# Brinkmann Vertical temperature



## myersge1 (Dec 17, 2009)

I'm new to smoking and just finished my first smoked chicken. It turned out great but it took 5 hours and the Brinkmann temperature never got over 170. I had to finish it in the oven.

I used wood charcoal and oak chunks so there was plenty of smoke. I had water in the pan and refilled it several times throughout the cook. It was 40 outside. Just to make sure, I pulled out the door thermometer, put it in the oven at 250, and it read 250 so it appears to be working.  I tried running with the vents wide open and it didn't help.

I read on these forums to refill the water pan with warm water so I'll try that next time.

Any other ideas?


----------



## mballi3011 (Dec 17, 2009)

Do you think you could stop into Roll call for us please. Now for your smoker did you replace the thermometer or just use a probe style and put it inside the smoker. Do you have thermo meter type thingy?? You need aleast two of them too.


----------



## raceyb (Dec 17, 2009)

Your smoker got over 170, especially if you had to fill the water bowl two times.  water doesn't boil until it hits 212. Chances are the thermometer that came with the smoker is not accurate.
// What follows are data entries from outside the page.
# ViliamVadocz/takzero

Measured on AMD Instinct MI355X. Metric: mcts_simulations_per_s, higher is better.
Workload: dtype f16

## Files before the change

### bindings/takzero-hip-sys/src/lib.rs

```rust
#![allow(non_camel_case_types, clippy::too_many_arguments)]
use std::os::raw::{c_char, c_int, c_uint, c_void};

pub const TZ_MAX_N: c_int = 6;
pub const TZ_MAX_SQUARES: c_int = 36;
pub const TZ_MAX_ACTIONS: c_int = 512;
pub const TZ_MAX_ACTIONS_6: c_int = 1024;
pub const TZ_OK: c_int = 0;
pub const TZ_EINVAL: c_int = -1;
pub const TZ_EPARSE: c_int = -2;
pub const TZ_EDEVICE: c_int = -3;
pub const TZ_ENOMEM: c_int = -4;
pub const TZ_ECAPACITY: c_int = -5;
pub const TZ_ESTATE: c_int = -6;
pub const TZ_ENUMERIC: c_int = -7;
pub const TZ_EMPTY: c_int = 0;
pub const TZ_FLAT: c_int = 1;
pub const TZ_WALL: c_int = 2;
pub const TZ_CAP: c_int = 3;
pub const TZ_EVAL_VALUE: c_int = 0;
pub const TZ_EVAL_WIN: c_int = 1;
pub const TZ_EVAL_LOSS: c_int = 2;
pub const TZ_EVAL_DRAW: c_int = 3;
pub const TZ_TERMINAL_NONE: c_int = -1;
pub const TZ_TERMINAL_WIN: c_int = 0;
// ... 189 lines not shown
    pub fn tz_trainer_shape(t: *mut TzTrainer, board_n_out: *mut c_int, batch_out: *mut c_int, arch_out: *mut c_int) -> c_int;
    pub fn tz_trainer_load(t: *mut TzTrainer, path: *const c_char) -> c_int;
    pub fn tz_trainer_save(t: *mut TzTrainer, path: *const c_char) -> c_int;
    pub fn tz_trainer_load_weights_mem(t: *mut TzTrainer, data: *const c_void, bytes: usize) -> c_int;
    pub fn tz_trainer_get_extras(t: *mut TzTrainer, out: *mut c_void, cap: u64, bytes_out: *mut u64) -> c_int;
    pub fn tz_trainer_from_net(t: *mut TzTrainer, net: *mut TzNet) -> c_int;
    pub fn tz_trainer_to_net(t: *mut TzTrainer, net: *mut TzNet) -> c_int;
    pub fn tz_trainer_set_ensemble_targets(t: *mut TzTrainer, targets: *const f32) -> c_int;
    pub fn tz_trainer_ensemble_last(t: *mut TzTrainer, loss_out: *mut f32, values_out: *mut f32) -> c_int;
    pub fn tz_trainer_rnd_enable(t: *mut TzTrainer, on: c_int) -> c_int;
    pub fn tz_trainer_rnd_last(t: *mut TzTrainer, loss_out: *mut f32, raw_out: *mut f32) -> c_int;
    pub fn tz_trainer_rnd_activation(t: *mut TzTrainer, which: c_int, layer: c_int, out: *mut f32, out_cap: u64) -> c_int;
    pub fn tz_trainer_rnd_calibrate(t: *mut TzTrainer, early: *const TzState, n_early: c_int, late: *const TzState, n_late: c_int, apply: c_int, min_out: *mut f32, max_out: *mut f32) -> c_int;
    pub fn tz_trainer_rnd4_enable(t: *mut TzTrainer, on: c_int) -> c_int;
    pub fn tz_trainer_rnd4_last(t: *mut TzTrainer, loss_out: *mut f32, raw_out: *mut f32) -> c_int;
    pub fn tz_trainer_rnd4_activation(t: *mut TzTrainer, which: c_int, layer: c_int, out: *mut f32, out_cap: u64) -> c_int;
    pub fn tz_trainer_rnd4_calibrate(t: *mut TzTrainer, early: *const TzState, n_early: c_int, late: *const TzState, n_late: c_int, apply: c_int, min_out: *mut f32, max_out: *mut f32) -> c_int;
    pub fn tz_learn_create(trainer: *mut TzTrainer, half_komi: c_int, seed: u64, selfplay_forced_uses: c_int, reanalyze_forced_uses: c_int, out: *mut *mut TzLearn) -> c_int;
    pub fn tz_learn_destroy(l: *mut TzLearn) -> c_int;
    pub fn tz_learn_feed(l: *mut TzLearn, which: c_int, path: *const c_char, model_steps: c_int, added_out: *mut u64) -> c_int;
    pub fn tz_learn_add_lines(l: *mut TzLearn, which: c_int, text: *const c_char, len: u64, model_steps: c_int, added_out: *mut u64) -> c_int;
    pub fn tz_learn_buffer_len(l: *mut TzLearn, which: c_int, len_out: *mut u64) -> c_int;
    pub fn tz_learn_step(l: *mut TzLearn, using_reanalyze: c_int, train_ube: c_int, augment: c_int, losses_out: *mut f32) -> c_int;
    pub fn tz_learn_last_batch(l: *mut TzLearn, states_out: *mut TzState, policy_out: *mut f32, mask_out: *mut u8, value_out: *mut f32, ube_out: *mut f32) -> c_int;
    pub fn tz_learn_run(l: *mut TzLearn, directory: *const c_char, starting_steps: i64, steps: i64, min_selfplay: c_int, min_reanalyze: c_int, steps_before_reanalyze: i64, read_interval_s: f64, sleep_s: f64, wait_limit_s: f64, on_step: Option<unsafe extern "C" fn(*mut c_void, i64, *const f32, *const TzState, c_int) -> c_int>, user: *mut c_void, model_steps_out: *mut i64) -> c_int;
    pub fn tz_learn_set_save_points(l: *mut TzLearn, steps_per_save: c_int, steps_per_checkpoint: c_int, hash_net: *mut TzNet) -> c_int;
    pub fn tz_learn_set_rnd(l: *mut TzLearn, train_rnd: c_int, early: *const TzState, n_early: c_int, late: *const TzState, n_late: c_int, calibrate_every: c_int) -> c_int;
    pub fn tz_learn_rnd_reference(search: *mut TzSearch, seed: u64, n_early: c_int, early_ply: c_int, n_late: c_int, late_ply: c_int, early_out: *mut TzState, late_out: *mut TzState) -> c_int;
    pub fn tz_device_math(op: c_int, a: *const f32, b: *const f32, out: *mut f32, n: c_int) -> c_int;
    pub fn tz_debug_conv_bench(net: *mut TzNet, variant: c_int, positions: c_int, iters: c_int, ms_out: *mut f32) -> c_int;
    pub fn tz_debug_tower_bench(net: *mut TzNet, variant: c_int, positions: c_int, iters: c_int, ms_out: *mut f32) -> c_int;
    pub fn tz_debug_hash_bench(net: *mut TzNet, batch: c_int, states: *const TzState, iters: c_int, ms_out: *mut f32) -> c_int;
    pub fn tz_debug_rnd4_bench(net: *mut TzNet, batch: c_int, states: *const TzState, iters: c_int, ms_out: *mut f32) -> c_int;
    pub fn tz_debug_net_clock(net: *mut TzNet, mhz_out: *mut f64, tower_us_out: *mut f64) -> c_int;
    pub fn tz_debug_net_stamps(net: *mut TzNet, out: *mut u64, max_groups: c_int, groups_out: *mut c_int) -> c_int;
}
```
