@@ -148,6 +173,11 @@
             beta = B / st->nom;
         }
     }
+    if constexpr (UD) {
+        s_tab[t] = mv[0];
+        if (t == 0) s_tab[kUdiagN] = 1.0;
+        __syncthreads();
+    }
     static_for<0, NI>(form);
     __syncthreads();
 
@@ -258,21 +288,28 @@
     const double *upart = c->d_part + c->nblk;
     double *const dpart = c->den_out ? c->den_out : c->d_part;
     const bool full = c->sx % kBrick == 0 && c->sy % kBrick == 0 && c->sz % kBrick == 0;
-#define CDFEM_BUM(XF_, BF_, FU_)                                                                              \
+    const bool ud = uniform_diag(c) && dinv == c->d_dinv;
+    if (ud) dinv = c->d_udiag;
+#define CDFEM_BUM(XF_, BF_, FU_, UD_)                                                                              \
     do {                                                                                                      \
         if (whole)                                                                                            \
-            CDFEM_LAUNCH(c, (k_brick_cg<XF_, BF_, FU_>), grid, block, 0, r, dinv, d_old, d_new, c->d_face,      \
+            CDFEM_LAUNCH(c, (k_brick_cg<XF_, BF_, FU_, UD_>), grid, block, 0, r, dinv, d_old, d_new, c->d_face,      \
                          c->d_uelem, c->d_ess, g, c->zlo_shared, dpart, c->d_state, x, upart, nupart, kk,       \
                          c->d_gsum, c->d_gcnt, c->den_grp, c->nblk);                                            \
         else                                                                                                  \
-            hipLaunchKernelGGL((k_brick_cg<XF_, BF_, FU_>), grid, block, 0, s, r, dinv, d_old, d_new, c->d_face, \
+            hipLaunchKernelGGL((k_brick_cg<XF_, BF_, FU_, UD_>), grid, block, 0, s, r, dinv, d_old, d_new, c->d_face, \
                                c->d_uelem, c->d_ess, g, c->zlo_shared, dpart, c->d_state, x, upart, nupart, kk, \
                                c->d_gsum, c->d_gcnt, c->den_grp, c->nblk);                                      \
     } while (0)
+#define CDFEM_BUM3(XF_, BF_, FU_)                                                                             \
+    do {                                                                                                      \
+        if (ud) CDFEM_BUM(XF_, BF_, FU_, true);                                                               \
+        else CDFEM_BUM(XF_, BF_, FU_, false);                                                                 \
+    } while (0)
 #define CDFEM_BUM2(XF_, BF_)                                                                                  \
     do {                                                                                                      \
-        if (full) CDFEM_BUM(XF_, BF_, true);                                                                  \
-        else CDFEM_BUM(XF_, BF_, false);                                                                      \
+        if (full) CDFEM_BUM3(XF_, BF_, true);                                                                 \
+        else CDFEM_BUM3(XF_, BF_, false);                                                                     \
     } while (0)
     if (kk >= 0) {
         if (x) CDFEM_BUM2(true, true);
@@ -282,6 +319,7 @@
         else CDFEM_BUM2(false, false);
     }
 #undef CDFEM_BUM2
+#undef CDFEM_BUM3
 #undef CDFEM_BUM
     return hipGetLastError();
 }
@@ -377,4 +415,89 @@
     return hipSuccess;
 }
 
-}
+__device__ __forceinline__ int udiag_index(int gid, int Lx, int Ly, int Lz)
+{
+    const int gx = gid % Lx, gy = (gid / Lx) % Ly, gz = gid / (Lx * Ly);
+    return udiag_class(gx, Lx) + 4 * udiag_class(gy, Ly) + 16 * udiag_class(gz, Lz);
+}
+
+__global__ void __launch_bounds__(256)
+k_udiag_first(const uint8_t *__restrict__ ess, int Lx, int Ly, int Lz, uint32_t *__restrict__ first)
+{
+    __shared__ uint32_t lo[kUdiagN];
+    if (threadIdx.x < kUdiagN) lo[threadIdx.x] = ~0u;
+    __syncthreads();
+    const int n = Lx * Ly * Lz;
+    for (int gid = blockIdx.x * blockDim.x + threadIdx.x; gid < n; gid += gridDim.x * blockDim.x)
+        if (!ess[gid]) atomicMin(&lo[udiag_index(gid, Lx, Ly, Lz)], (uint32_t)gid);
+    __syncthreads();
+    if (threadIdx.x < kUdiagN && lo[threadIdx.x] != ~0u) atomicMin(&first[threadIdx.x], lo[threadIdx.x]);
+}
+
+__global__ void __launch_bounds__(kUdiagN)
+k_udiag_fill(const double *__restrict__ dinv, const uint32_t *__restrict__ first, double *__restrict__ tab)
+{
+    const uint32_t f = first[threadIdx.x];
+    tab[threadIdx.x] = f != ~0u ? dinv[f] : 1.0;
+}
+
+__global__ void __launch_bounds__(256)
+k_udiag_check(const double *__restrict__ dinv, const uint8_t *__restrict__ ess, const double *__restrict__ tab,
+              int Lx, int Ly, int Lz, double tol, int *__restrict__ flags)
+{
+    const int n = Lx * Ly * Lz;
+    bool bad = false, inexact = false;
+    for (int gid = blockIdx.x * blockDim.x + threadIdx.x; gid < n; gid += gridDim.x * blockDim.x) {
+        const double m = dinv[gid];
+        if (ess[gid]) {
+            bad |= m != 1.0;
+        } else {
+            const double tv = tab[udiag_index(gid, Lx, Ly, Lz)];
+            bad |= !(fabs(m - tv) <= tol * fabs(tv));
+            inexact |= m != tv;
+        }
+    }
+    if (bad) flags[0] = 1;
+    if (inexact) flags[1] = 1;
+}
+
+hipError_t setup_uniform_diag(cdfem_ctx *c)
+{
+    hipError_t e = hipSuccess;
+    if (c->d_udiag) {
+        e = hipFree(c->d_udiag);
+        c->d_udiag = nullptr;
+        if (e != hipSuccess) return e;
+    }
+    c->udiag_bitwise = false;
+    if (c->d_uelem == nullptr || !c->structured || c->dim != 3 || c->p != 2 || c->perm_space ||
+        c->nl != c->Lx * c->Ly * c->Lz || c->nl >= ((int64_t)1 << 31))
+        return hipSuccess;
+    void *buf = nullptr;
+    if ((e = hipMalloc(&buf, sizeof(double) * kUdiagN + sizeof(uint32_t) * (kUdiagN + 2))) != hipSuccess) return e;
+    double *tab = static_cast<double *>(buf);
+    uint32_t *first = reinterpret_cast<uint32_t *>(tab + kUdiagN);
+    int *flags = reinterpret_cast<int *>(first + kUdiagN);
+    int hflags[2] = {1, 1};
+    const int Lx = (int)c->Lx, Ly = (int)c->Ly, Lz = (int)c->Lz;
+    const dim3 grid((unsigned)std::min<int64_t>((c->nl + 255) / 256, 1024)), block(256);
+    e = hipMemsetAsync(first, 0xff, sizeof(uint32_t) * kUdiagN, c->stream);
+    if (e == hipSuccess) e = hipMemsetAsync(flags, 0, 2 * sizeof(int), c->stream);
+    if (e == hipSuccess) {
+        hipLaunchKernelGGL(k_udiag_first, grid, block, 0, c->stream, c->d_ess, Lx, Ly, Lz, first);
+        hipLaunchKernelGGL(k_udiag_fill, dim3(1), dim3(kUdiagN), 0, c->stream, c->d_dinv, first, tab);
+        hipLaunchKernelGGL(k_udiag_check, grid, block, 0, c->stream, c->d_dinv, c->d_ess, tab, Lx, Ly, Lz, 1e-14, flags);
+        e = hipGetLastError();
+    }
+    if (e == hipSuccess) e = hipMemcpyAsync(hflags, flags, sizeof(hflags), hipMemcpyDeviceToHost, c->stream);
+    if (e == hipSuccess) e = hipStreamSynchronize(c->stream);
+    if (e != hipSuccess || hflags[0]) {
+        const hipError_t ef = hipFree(buf);
+        return e != hipSuccess ? e : ef;
+    }
+    c->d_udiag = tab;
+    c->udiag_bitwise = hflags[1] == 0;
+    return hipSuccess;
+}
+
+}
diff --git a/continuum-mechanics-mfem_amd/csrc/capi.hip b/continuum-mechanics-mfem_amd/csrc/capi.hip
--- a/continuum-mechanics-mfem_amd/csrc/capi.hip
+++ b/continuum-mechanics-mfem_amd/csrc/capi.hip
@@ -129,6 +129,7 @@
     dfree(c->d_sptr); dfree(c->d_srows); dfree(c->d_scols); dfree(c->d_smap); dfree(c->d_sdel); dfree(c->d_svals);
     dfree(c->d_swide);
     dfree(c->d_uelem);
+    dfree(c->d_udiag);
     dfree(c->d_hoelem);
     c->d_sdel = nullptr;
     c->d_swide = nullptr;
@@ -384,6 +385,17 @@
     }
     interface_sum(c, diag);
     HIPCHK(launch_dinv(c, diag, c->d_dinv));
+    HIPCHK(setup_uniform_diag(c));
+    if (multi_rank(c)) {
+        const double mine = c->d_udiag ? 1.0 : 0.0;
+        double all = mine;
+        if (!c->d_small) c->d_small = dalloc<double>(8);
+        HIPCHK(hipMemcpyAsync(c->d_small, &mine, sizeof(double), hipMemcpyHostToDevice, c->stream));
+        comm_allreduce(c, c->d_small, 1);
+        HIPCHK(hipMemcpyAsync(&all, c->d_small, sizeof(double), hipMemcpyDeviceToHost, c->stream));
+        HIPCHK(hipStreamSynchronize(c->stream));
+        if (all != (double)c->nranks) dfree(c->d_udiag);
+    }
     c->dinv_ready = true;
 }
 
@@ -1794,6 +1806,9 @@
         } else if (k == "pa_uniform") {
             if (value != 0 && value != 1) throw ArgError("pa_uniform must be 0 or 1");
             c->pa_uniform = value;
+        } else if (k == "pa_uniform_diag") {
+            if (value != 0 && value != 1) throw ArgError("pa_uniform_diag must be 0 or 1");
+            c->pa_uniform_diag = value;
         } else if (k == "ho_uniform") {
             if (value != 0 && value != 1) throw ArgError("ho_uniform must be 0 or 1");
             c->ho_uniform = value;
@@ -2054,15 +2069,16 @@
             case CDFEM_K_APPLY:
                 *bytes = (uniform_elem(c) ? 8.0 * 14 * 64
                           : pa_geom_on(c) ? 8.0 * GeomLayout::kNC * ne
-                                          : 8.0 * c->ncomp * (c->d_qaff ? 1.0 : nq) * ne) + 24.0 * nl +
-                         1.0 * nl + 8.0 * nl + patches + (xf ? 16.0 * nl : 0.0);
+                                          : 8.0 * c->ncomp * (c->d_qaff ? 1.0 : nq) * ne) +
+                         (uniform_diag(c) ? 16.0 * nl + 8.0 * kUdiagN : 24.0 * nl) + 1.0 * nl + 8.0 * nl + patches +
+                         (xf ? 16.0 * nl : 0.0);
                 return CDFEM_OK;
             case CDFEM_K_E2L:
                 *bytes = (c->brick_mult_pb && pa_af(c) == 2) ? patches + 9.0 * nl
                                                              : 8.0 * c->nface * (double)c->nblk + 25.0 * nf;
                 return CDFEM_OK;
             case CDFEM_K_UPDATE:
-                *bytes = (xf ? 25.0 : 49.0) * nl + patches;
+                *bytes = (xf ? 25.0 : 49.0) * nl + patches - (uniform_diag(c) ? 8.0 * nl : 0.0);
                 return CDFEM_OK;
             default: throw ArgError("kernel not launched on the brick path");
             }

Do you have the cheap water smoker or the square one with 4 legs?


----------



## flash (Dec 17, 2009)

For one, I agree with the water assessment by Racey. You should not have to refill that quickly. On top of that I would suggest not even using water. To achieve higher and more consistent temps in your smoker, use Playbox sand. You can get it at Wal-mart, Home Depot or Lowes. Cover it with a sheet of aluminum foil to catch the drips. I use sand all the time, more so when the temps start to drop. You can use it several times also. Once it dries out, add a little water to it to make it moist again. The water pan is not there for moisture, although it does supply some. It is there for a heat sink. 
 Now the other possible problem. You stated you had ALOT of smoke. This you do not want.



Good smoke on the right, bad smoke on the left. Too much smoke can choke off your fire and it will not burn well.


----------



## raceyb (Dec 18, 2009)

I like that picture of the two smokers side by side. that's a perfect example of bad smoke and good smoke in one pic.


----------



## john3198 (Dec 18, 2009)

Neat picture, Flash. Good example of what to do and what not to do regards smoke.

I have used my offset vertical Brinkman for 4-5 years now. Made the same mistake you did - looked at the thermometer in the door. 

My advice, forget that it is there. As Raceb said, it got hot if you had to fill up the bowl.

After I learned that they door thermometer was useless, I started using standard meat insertion thermometers in whatever I was cooking. Told me the temperature of the meat, but not the temperature ofthe smoker. 

Next found a thermometer that sat on the great. Now I have a handle on the smoker temps. 

Problem is that with either of these, you have to open the door to see what the temps are. You loose heat and smoke. Not a good thing. 

I have graduated to using digital thermometers with a probe. More accurate and they sit outside the smoker so you can tell what's going on without opening the door. I use them in the meat and another on the grate. The only thing you need to do make sure the probe is not touching the grate. I use a piece of aluminum foil for this, otheres use a block of wood, a potatoe, an onion, etc. 

See picture below.

Good luck. This place is a great source of knowledge. Enjoy.


----------



## myersge1 (Dec 20, 2009)

Thanks to everyone that responded.  Turns out that the built-in thermometer in the door was not reading the true temp inside.  I have the square Brinkmann vertical smoker.  I went out and bought a Taylor remote thermometer and held it through the upper vents.  It showed 238 so I'm relieved.  I smoked a duck today and will do a couple butts for this weekend.

Thanks again.


----------



## flash (Dec 20, 2009)

You can go to Lowes and usually find a replacement style temp gauge. You will have to drill a 1/4 inch hole or so, but they work well and are more accurate than the one in the unit. My old Brinkman R2D2 unit gauge was off by 65º.


----------



## jaynik (Dec 20, 2009)

I have this same smoker.  I drilled holes in the coal pan and bought a small grate to raise the coals off the bottom which helps the fire burn hotter and not choke out.

I also don't use water in the pan, but just cover that pan with foil to help it serve as a heat sink.  It works nicely and allows me to get higher temperatures.  Before these changes, I wasn't able to get hot enough.


----------



## mtrhdltd (Jan 9, 2010)

I just bought the same smoker today and while curing the temp gauge read 220, but now that i am trying to smoke it wont go over 100, just put another thermometer in and it is reading 160, wish i would have done that before i let all the heat out messin with the fire.


----------